(Collection entries)

+++++

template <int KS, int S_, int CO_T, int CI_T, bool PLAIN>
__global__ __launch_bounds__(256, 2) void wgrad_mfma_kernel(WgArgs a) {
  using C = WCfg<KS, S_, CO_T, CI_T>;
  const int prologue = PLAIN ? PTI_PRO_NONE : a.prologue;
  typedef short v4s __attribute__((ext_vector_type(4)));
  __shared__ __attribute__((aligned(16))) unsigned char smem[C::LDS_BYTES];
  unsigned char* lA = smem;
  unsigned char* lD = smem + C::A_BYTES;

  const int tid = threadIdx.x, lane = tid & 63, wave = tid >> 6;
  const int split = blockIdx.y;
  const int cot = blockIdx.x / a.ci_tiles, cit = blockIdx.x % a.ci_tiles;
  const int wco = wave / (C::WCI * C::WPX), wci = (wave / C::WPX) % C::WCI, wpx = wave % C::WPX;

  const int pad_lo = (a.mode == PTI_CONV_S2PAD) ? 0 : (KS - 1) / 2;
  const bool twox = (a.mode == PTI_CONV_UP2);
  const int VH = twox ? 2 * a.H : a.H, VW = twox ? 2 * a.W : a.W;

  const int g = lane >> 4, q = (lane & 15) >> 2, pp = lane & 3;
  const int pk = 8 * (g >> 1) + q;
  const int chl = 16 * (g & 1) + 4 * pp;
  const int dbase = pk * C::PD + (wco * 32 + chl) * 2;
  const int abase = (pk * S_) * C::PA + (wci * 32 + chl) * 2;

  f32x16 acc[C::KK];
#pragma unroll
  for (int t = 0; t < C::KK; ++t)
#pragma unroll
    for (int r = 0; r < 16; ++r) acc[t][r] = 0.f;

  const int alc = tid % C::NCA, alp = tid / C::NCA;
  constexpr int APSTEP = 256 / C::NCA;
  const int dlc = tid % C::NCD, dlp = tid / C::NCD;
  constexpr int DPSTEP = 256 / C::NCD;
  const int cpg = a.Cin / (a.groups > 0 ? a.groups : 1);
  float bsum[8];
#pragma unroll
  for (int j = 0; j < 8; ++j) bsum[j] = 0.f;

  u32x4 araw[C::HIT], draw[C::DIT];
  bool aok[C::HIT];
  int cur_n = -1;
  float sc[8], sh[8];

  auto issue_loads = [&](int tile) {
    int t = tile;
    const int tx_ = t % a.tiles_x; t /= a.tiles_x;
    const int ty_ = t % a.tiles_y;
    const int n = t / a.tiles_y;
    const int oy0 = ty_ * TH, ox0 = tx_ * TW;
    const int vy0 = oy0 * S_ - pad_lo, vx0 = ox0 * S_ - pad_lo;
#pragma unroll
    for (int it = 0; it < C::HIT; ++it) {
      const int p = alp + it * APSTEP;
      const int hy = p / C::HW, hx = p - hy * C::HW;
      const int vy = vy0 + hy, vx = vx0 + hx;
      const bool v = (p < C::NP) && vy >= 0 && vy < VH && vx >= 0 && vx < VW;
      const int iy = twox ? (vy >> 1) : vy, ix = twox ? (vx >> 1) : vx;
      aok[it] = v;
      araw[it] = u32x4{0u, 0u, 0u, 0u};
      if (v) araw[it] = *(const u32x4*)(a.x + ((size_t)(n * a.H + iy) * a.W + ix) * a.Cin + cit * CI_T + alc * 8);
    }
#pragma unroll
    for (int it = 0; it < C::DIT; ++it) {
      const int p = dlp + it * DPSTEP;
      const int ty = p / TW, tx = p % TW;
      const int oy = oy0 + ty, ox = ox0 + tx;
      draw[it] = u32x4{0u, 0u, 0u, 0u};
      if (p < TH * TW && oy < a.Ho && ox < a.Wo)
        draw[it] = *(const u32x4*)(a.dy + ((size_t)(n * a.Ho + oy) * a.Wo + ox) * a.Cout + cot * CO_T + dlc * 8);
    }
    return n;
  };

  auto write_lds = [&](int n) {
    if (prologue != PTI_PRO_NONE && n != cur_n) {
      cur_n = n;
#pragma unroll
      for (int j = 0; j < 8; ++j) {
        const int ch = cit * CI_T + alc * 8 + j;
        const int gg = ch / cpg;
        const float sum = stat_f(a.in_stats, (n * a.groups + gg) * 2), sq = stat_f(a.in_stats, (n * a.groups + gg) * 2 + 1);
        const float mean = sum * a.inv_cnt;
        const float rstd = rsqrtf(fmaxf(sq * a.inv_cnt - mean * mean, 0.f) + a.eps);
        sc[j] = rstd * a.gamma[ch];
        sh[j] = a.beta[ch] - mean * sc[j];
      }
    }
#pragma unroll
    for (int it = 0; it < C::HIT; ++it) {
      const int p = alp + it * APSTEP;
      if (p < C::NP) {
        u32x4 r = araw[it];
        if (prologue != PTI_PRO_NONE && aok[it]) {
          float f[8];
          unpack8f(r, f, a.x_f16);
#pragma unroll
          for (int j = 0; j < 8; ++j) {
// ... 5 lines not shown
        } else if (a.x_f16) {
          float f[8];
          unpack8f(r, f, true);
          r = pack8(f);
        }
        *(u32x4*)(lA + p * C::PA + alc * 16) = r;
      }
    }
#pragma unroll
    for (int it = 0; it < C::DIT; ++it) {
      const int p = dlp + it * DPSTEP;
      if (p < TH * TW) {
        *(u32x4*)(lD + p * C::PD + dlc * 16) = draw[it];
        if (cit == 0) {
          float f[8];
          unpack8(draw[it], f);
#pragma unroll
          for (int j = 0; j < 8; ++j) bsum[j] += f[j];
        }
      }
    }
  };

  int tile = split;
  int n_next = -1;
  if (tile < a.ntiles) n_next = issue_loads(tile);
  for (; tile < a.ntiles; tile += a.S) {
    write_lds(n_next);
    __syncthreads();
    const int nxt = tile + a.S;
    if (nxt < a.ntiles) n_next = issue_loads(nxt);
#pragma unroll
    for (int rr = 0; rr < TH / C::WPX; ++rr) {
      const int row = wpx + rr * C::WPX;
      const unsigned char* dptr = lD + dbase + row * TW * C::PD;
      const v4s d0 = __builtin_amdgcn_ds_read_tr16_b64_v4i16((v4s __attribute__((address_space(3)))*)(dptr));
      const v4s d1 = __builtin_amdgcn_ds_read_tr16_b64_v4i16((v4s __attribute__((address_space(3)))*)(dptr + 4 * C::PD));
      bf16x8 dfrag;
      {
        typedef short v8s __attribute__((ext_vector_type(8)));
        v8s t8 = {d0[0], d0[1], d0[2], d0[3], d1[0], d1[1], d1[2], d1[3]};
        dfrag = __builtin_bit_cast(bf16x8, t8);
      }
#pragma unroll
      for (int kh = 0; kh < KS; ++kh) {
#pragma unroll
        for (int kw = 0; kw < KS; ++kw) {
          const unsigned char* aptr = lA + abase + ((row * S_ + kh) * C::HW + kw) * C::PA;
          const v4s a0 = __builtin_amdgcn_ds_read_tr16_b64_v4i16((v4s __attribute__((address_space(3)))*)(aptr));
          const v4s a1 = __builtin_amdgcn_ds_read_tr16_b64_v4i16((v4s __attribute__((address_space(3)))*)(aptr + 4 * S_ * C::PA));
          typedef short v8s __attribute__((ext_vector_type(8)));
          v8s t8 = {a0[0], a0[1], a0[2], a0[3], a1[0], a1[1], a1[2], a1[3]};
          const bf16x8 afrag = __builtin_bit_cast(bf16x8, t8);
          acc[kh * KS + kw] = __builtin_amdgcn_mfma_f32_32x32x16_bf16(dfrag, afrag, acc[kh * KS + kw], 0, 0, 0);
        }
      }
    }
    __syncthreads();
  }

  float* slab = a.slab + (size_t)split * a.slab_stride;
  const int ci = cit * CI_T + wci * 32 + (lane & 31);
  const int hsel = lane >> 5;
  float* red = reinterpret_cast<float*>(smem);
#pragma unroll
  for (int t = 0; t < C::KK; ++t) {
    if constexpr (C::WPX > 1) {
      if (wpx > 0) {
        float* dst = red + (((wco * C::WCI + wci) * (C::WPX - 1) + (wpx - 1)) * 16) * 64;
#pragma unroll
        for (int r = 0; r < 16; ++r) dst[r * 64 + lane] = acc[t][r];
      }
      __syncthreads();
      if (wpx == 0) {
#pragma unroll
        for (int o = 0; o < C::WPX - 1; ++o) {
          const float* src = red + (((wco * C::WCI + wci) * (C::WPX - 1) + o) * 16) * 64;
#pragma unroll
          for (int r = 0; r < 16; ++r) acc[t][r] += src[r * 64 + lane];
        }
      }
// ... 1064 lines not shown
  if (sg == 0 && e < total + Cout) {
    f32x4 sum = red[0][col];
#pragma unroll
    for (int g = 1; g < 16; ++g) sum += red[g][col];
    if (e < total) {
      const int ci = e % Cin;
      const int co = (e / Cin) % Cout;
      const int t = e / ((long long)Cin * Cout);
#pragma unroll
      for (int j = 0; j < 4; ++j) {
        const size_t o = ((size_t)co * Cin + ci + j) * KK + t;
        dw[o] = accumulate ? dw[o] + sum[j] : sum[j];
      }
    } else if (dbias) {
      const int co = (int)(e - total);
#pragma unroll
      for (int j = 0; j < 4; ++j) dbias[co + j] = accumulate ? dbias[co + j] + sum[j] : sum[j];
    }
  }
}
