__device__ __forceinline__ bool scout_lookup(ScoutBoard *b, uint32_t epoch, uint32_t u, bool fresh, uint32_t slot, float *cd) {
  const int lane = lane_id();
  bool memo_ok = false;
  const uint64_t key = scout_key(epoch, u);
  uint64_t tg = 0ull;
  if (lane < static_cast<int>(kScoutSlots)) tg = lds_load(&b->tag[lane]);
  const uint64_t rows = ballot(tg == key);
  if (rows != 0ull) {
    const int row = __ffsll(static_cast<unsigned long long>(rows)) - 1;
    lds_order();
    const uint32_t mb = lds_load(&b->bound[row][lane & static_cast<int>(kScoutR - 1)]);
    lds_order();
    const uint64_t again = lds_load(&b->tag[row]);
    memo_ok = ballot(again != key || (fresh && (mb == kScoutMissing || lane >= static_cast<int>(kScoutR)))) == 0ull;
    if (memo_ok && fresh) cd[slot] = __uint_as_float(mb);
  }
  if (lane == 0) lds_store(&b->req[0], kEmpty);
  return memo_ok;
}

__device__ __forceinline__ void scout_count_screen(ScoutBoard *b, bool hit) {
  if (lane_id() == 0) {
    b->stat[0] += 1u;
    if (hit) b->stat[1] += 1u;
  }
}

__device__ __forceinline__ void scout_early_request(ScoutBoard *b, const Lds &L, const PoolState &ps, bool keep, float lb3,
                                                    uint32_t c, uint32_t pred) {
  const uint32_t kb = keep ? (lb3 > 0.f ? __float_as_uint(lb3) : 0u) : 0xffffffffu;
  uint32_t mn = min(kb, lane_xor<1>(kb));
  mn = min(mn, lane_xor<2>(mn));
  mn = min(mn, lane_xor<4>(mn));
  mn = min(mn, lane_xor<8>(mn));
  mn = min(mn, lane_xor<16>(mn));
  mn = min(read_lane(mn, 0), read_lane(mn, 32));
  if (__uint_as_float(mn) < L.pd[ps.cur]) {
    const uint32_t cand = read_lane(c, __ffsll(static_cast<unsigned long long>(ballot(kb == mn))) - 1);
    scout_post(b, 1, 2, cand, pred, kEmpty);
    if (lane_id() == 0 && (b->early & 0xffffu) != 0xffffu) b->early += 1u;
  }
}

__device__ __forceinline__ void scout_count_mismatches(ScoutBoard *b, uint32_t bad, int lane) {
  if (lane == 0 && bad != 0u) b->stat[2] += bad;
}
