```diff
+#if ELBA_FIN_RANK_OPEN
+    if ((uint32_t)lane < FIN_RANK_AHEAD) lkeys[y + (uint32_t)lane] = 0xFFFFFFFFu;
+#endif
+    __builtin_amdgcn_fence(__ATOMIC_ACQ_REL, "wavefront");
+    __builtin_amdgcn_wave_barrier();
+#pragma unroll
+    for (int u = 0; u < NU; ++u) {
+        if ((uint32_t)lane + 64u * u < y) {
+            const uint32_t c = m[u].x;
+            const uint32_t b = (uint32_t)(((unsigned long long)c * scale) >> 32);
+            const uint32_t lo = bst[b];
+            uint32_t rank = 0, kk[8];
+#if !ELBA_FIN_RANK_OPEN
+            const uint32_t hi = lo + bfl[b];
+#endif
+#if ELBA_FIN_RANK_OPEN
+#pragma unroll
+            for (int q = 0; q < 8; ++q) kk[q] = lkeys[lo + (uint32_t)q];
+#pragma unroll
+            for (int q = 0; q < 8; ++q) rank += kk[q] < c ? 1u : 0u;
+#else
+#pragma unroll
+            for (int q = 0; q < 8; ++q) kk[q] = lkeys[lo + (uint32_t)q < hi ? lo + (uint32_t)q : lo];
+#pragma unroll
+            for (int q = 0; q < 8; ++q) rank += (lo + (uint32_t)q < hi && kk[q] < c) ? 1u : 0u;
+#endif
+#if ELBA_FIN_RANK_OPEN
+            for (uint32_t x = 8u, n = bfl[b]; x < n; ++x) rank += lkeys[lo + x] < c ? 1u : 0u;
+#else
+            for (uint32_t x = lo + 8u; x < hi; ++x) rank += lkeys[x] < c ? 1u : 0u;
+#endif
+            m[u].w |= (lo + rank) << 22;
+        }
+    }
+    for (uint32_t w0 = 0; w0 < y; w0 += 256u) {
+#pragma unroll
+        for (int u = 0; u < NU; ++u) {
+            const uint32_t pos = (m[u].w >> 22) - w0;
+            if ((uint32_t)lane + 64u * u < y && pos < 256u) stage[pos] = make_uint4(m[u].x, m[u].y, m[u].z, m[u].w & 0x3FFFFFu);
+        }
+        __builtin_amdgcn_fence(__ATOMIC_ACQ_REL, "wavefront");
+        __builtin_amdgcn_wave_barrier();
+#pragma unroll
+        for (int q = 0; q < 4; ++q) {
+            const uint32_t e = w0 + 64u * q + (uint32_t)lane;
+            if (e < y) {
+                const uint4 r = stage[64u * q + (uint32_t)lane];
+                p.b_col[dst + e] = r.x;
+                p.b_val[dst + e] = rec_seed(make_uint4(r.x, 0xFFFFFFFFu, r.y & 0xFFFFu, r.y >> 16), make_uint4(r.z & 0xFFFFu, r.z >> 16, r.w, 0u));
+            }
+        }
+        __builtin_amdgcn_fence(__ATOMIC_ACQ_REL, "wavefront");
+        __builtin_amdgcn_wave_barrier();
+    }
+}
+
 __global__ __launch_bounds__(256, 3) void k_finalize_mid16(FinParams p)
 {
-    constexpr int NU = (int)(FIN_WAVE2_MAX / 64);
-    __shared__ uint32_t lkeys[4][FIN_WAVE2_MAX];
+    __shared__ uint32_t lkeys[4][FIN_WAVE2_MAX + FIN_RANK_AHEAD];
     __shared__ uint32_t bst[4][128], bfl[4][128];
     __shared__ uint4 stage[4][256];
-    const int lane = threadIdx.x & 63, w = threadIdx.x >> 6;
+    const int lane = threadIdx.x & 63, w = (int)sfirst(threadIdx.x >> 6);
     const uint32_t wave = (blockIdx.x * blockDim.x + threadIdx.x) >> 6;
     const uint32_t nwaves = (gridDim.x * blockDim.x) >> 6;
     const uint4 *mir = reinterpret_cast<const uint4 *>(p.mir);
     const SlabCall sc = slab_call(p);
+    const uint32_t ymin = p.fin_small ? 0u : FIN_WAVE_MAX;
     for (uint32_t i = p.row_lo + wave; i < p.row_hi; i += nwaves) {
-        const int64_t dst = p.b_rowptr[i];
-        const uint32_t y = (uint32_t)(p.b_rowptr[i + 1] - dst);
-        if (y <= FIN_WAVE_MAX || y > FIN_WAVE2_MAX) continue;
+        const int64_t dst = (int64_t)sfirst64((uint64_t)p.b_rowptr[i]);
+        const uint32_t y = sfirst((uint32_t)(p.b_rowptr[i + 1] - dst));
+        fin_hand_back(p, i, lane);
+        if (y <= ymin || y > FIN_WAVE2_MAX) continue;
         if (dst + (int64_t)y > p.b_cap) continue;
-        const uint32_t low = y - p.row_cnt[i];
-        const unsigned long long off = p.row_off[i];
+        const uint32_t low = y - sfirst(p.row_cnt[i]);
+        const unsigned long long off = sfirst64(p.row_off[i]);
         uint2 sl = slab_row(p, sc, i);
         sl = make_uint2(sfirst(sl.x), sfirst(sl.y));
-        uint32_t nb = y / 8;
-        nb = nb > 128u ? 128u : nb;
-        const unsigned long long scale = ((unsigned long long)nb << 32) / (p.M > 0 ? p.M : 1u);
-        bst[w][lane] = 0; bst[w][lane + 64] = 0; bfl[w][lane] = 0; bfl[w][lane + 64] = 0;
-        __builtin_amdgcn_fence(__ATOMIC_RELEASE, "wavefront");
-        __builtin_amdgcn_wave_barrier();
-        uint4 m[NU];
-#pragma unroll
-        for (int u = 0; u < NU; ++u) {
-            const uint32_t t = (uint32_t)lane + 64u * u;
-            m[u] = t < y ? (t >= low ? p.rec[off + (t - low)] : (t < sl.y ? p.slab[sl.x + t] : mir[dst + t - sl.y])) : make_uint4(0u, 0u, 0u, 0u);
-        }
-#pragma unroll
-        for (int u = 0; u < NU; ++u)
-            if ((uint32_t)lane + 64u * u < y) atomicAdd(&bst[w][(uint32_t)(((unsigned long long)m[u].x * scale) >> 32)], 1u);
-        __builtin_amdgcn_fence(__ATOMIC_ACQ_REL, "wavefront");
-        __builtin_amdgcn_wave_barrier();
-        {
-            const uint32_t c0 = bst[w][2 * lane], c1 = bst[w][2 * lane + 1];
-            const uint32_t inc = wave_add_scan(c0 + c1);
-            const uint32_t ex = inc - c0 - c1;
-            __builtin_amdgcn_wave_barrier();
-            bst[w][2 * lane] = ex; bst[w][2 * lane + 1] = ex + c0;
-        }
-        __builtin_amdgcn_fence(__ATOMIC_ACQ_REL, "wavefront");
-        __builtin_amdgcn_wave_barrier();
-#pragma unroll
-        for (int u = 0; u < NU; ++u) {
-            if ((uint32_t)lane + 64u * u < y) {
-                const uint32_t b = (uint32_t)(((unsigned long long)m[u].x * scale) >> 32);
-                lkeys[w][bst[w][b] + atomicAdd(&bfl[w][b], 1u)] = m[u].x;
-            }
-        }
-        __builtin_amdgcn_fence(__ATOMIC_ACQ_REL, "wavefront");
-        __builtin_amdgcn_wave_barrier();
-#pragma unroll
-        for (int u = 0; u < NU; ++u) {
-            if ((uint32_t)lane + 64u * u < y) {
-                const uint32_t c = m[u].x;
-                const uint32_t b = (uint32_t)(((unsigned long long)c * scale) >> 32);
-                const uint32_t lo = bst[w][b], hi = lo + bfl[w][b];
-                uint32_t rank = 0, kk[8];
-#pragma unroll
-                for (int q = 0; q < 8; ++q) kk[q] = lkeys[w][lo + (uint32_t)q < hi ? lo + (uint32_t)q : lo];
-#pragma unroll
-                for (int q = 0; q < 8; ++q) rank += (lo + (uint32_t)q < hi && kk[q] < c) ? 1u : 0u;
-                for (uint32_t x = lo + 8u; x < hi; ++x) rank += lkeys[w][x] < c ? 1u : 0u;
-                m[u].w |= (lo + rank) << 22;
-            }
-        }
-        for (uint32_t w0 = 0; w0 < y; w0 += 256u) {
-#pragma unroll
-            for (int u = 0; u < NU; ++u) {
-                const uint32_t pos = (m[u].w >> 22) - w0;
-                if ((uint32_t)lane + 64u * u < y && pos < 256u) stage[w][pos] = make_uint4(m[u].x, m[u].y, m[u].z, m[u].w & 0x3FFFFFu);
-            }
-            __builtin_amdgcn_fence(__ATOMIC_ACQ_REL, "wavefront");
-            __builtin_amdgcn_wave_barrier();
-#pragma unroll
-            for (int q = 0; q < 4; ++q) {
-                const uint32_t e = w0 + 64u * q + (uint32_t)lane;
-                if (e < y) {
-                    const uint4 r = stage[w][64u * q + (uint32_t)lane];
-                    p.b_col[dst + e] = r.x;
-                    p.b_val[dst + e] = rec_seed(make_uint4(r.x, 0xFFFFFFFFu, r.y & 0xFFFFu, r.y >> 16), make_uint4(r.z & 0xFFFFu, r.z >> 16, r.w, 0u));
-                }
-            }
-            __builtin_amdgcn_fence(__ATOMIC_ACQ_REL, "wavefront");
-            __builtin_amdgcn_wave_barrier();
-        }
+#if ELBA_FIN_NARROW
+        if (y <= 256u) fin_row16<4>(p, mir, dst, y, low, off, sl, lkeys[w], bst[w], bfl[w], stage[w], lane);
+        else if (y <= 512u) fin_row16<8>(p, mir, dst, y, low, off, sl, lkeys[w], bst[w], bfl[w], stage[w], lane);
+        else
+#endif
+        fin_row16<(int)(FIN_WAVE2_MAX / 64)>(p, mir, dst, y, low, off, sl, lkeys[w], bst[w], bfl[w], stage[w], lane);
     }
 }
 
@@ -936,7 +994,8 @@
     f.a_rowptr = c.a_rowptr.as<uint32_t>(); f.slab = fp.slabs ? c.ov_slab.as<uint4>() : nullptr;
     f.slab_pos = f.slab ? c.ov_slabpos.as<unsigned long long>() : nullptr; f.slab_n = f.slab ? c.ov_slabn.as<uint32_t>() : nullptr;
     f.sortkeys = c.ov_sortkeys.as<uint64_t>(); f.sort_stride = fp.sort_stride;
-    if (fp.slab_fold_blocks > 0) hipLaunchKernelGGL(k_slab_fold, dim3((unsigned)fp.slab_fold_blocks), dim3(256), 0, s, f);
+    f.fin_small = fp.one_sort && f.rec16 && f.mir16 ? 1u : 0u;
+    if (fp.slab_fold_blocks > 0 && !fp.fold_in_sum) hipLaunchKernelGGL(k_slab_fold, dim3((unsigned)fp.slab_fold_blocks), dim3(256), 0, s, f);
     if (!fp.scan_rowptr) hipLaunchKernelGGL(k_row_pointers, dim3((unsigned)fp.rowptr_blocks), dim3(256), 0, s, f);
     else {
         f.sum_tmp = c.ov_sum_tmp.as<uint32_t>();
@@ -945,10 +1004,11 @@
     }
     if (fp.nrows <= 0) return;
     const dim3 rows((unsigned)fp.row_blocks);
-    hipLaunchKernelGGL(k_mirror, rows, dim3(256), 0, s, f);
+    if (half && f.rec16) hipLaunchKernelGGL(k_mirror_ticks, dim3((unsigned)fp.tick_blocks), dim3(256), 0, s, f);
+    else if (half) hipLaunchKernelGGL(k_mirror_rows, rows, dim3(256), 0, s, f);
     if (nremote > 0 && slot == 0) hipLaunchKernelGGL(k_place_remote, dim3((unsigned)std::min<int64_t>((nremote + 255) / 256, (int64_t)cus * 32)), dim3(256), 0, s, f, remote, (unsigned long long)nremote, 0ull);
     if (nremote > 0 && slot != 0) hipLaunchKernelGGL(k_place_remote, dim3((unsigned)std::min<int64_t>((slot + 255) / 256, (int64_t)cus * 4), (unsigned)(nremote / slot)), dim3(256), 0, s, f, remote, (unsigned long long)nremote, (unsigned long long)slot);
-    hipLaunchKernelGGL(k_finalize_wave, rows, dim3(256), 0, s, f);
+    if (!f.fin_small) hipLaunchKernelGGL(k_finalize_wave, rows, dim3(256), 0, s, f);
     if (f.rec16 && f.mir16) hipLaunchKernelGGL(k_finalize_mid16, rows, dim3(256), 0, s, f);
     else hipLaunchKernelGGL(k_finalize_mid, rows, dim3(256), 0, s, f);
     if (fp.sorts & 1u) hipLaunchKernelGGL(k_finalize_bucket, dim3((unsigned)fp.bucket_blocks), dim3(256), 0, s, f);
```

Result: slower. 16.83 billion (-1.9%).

+++++

* **TASK STATEMENT**
The answer should consist of all lines from the records above that hold the word "ballot".

* **RESULT BELOW**
  const uint64_t rows = ballot(tg == key);
    memo_ok = ballot(again != key || (fresh && (mb == kScoutMissing || lane >= static_cast<int>(kScoutR)))) == 0ull;
    const uint32_t cand = read_lane(c, __ffsll(static_cast<unsigned long long>(ballot(kb == mn))) - 1);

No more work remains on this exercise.